Report each line of the data that has "idxe" somewhere in it.

Stored data entries:
──────
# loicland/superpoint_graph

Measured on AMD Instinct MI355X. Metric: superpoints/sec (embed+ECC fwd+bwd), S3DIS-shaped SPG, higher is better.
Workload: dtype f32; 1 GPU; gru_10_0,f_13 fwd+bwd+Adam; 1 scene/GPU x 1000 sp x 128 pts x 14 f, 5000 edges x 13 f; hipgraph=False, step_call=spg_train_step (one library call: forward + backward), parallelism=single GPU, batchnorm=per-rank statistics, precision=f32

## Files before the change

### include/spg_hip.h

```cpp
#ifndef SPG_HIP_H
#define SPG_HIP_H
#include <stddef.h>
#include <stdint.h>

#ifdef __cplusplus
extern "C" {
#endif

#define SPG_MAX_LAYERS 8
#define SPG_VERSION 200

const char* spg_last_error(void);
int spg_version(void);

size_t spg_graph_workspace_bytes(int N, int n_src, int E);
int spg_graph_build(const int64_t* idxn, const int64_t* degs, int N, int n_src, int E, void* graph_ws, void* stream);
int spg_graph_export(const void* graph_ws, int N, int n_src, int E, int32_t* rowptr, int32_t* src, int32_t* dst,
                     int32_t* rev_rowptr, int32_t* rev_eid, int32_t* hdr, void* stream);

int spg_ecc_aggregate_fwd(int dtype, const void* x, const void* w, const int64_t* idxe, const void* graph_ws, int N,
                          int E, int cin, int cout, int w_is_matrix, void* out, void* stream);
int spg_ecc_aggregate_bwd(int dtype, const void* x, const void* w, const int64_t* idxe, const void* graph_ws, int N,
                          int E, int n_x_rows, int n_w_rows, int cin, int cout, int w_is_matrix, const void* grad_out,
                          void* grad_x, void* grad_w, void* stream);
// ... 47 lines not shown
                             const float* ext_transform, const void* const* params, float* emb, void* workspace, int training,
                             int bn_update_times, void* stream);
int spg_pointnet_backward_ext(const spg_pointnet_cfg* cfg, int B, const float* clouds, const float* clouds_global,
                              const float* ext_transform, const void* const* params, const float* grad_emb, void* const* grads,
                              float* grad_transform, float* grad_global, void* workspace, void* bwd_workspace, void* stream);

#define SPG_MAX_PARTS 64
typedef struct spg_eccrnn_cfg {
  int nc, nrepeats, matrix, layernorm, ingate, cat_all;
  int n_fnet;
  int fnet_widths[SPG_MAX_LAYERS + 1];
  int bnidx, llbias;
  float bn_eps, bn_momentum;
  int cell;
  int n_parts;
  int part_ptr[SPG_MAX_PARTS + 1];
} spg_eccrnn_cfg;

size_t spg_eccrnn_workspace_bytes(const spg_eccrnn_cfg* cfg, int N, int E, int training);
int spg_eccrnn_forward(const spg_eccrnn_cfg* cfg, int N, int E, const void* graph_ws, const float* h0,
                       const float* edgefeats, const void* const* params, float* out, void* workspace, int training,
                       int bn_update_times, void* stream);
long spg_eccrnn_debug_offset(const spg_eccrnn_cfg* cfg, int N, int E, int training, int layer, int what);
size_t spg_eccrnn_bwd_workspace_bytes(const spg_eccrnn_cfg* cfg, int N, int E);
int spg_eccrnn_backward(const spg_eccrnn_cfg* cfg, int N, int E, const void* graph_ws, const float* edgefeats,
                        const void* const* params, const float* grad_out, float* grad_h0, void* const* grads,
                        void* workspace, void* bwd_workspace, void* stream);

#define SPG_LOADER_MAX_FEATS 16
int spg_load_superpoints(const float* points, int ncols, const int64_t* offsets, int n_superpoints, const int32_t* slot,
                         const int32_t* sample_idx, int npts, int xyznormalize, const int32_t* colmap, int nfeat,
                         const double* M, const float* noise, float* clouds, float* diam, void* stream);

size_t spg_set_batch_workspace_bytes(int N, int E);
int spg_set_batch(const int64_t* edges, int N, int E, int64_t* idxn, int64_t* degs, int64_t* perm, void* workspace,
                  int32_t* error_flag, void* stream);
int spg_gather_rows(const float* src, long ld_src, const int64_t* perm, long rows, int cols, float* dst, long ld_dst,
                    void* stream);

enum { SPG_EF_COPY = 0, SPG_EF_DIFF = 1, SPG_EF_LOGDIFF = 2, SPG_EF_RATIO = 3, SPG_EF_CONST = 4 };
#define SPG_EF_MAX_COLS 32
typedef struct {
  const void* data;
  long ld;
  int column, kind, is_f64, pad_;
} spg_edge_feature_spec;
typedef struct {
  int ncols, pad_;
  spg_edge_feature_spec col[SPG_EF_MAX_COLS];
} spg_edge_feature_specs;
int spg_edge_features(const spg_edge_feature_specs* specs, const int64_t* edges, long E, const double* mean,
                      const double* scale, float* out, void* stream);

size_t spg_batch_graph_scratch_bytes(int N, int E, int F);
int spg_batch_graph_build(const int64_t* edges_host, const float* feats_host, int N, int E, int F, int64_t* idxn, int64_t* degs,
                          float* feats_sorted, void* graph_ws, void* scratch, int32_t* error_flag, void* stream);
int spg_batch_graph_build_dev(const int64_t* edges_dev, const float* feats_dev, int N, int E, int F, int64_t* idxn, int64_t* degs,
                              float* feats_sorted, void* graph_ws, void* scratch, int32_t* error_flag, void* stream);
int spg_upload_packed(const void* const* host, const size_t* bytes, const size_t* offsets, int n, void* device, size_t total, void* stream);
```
──────
Response box:
int spg_ecc_aggregate_fwd(int dtype, const void* x, const void* w, const int64_t* idxe, const void* graph_ws, int N,
int spg_ecc_aggregate_bwd(int dtype, const void* x, const void* w, const int64_t* idxe, const void* graph_ws, int N,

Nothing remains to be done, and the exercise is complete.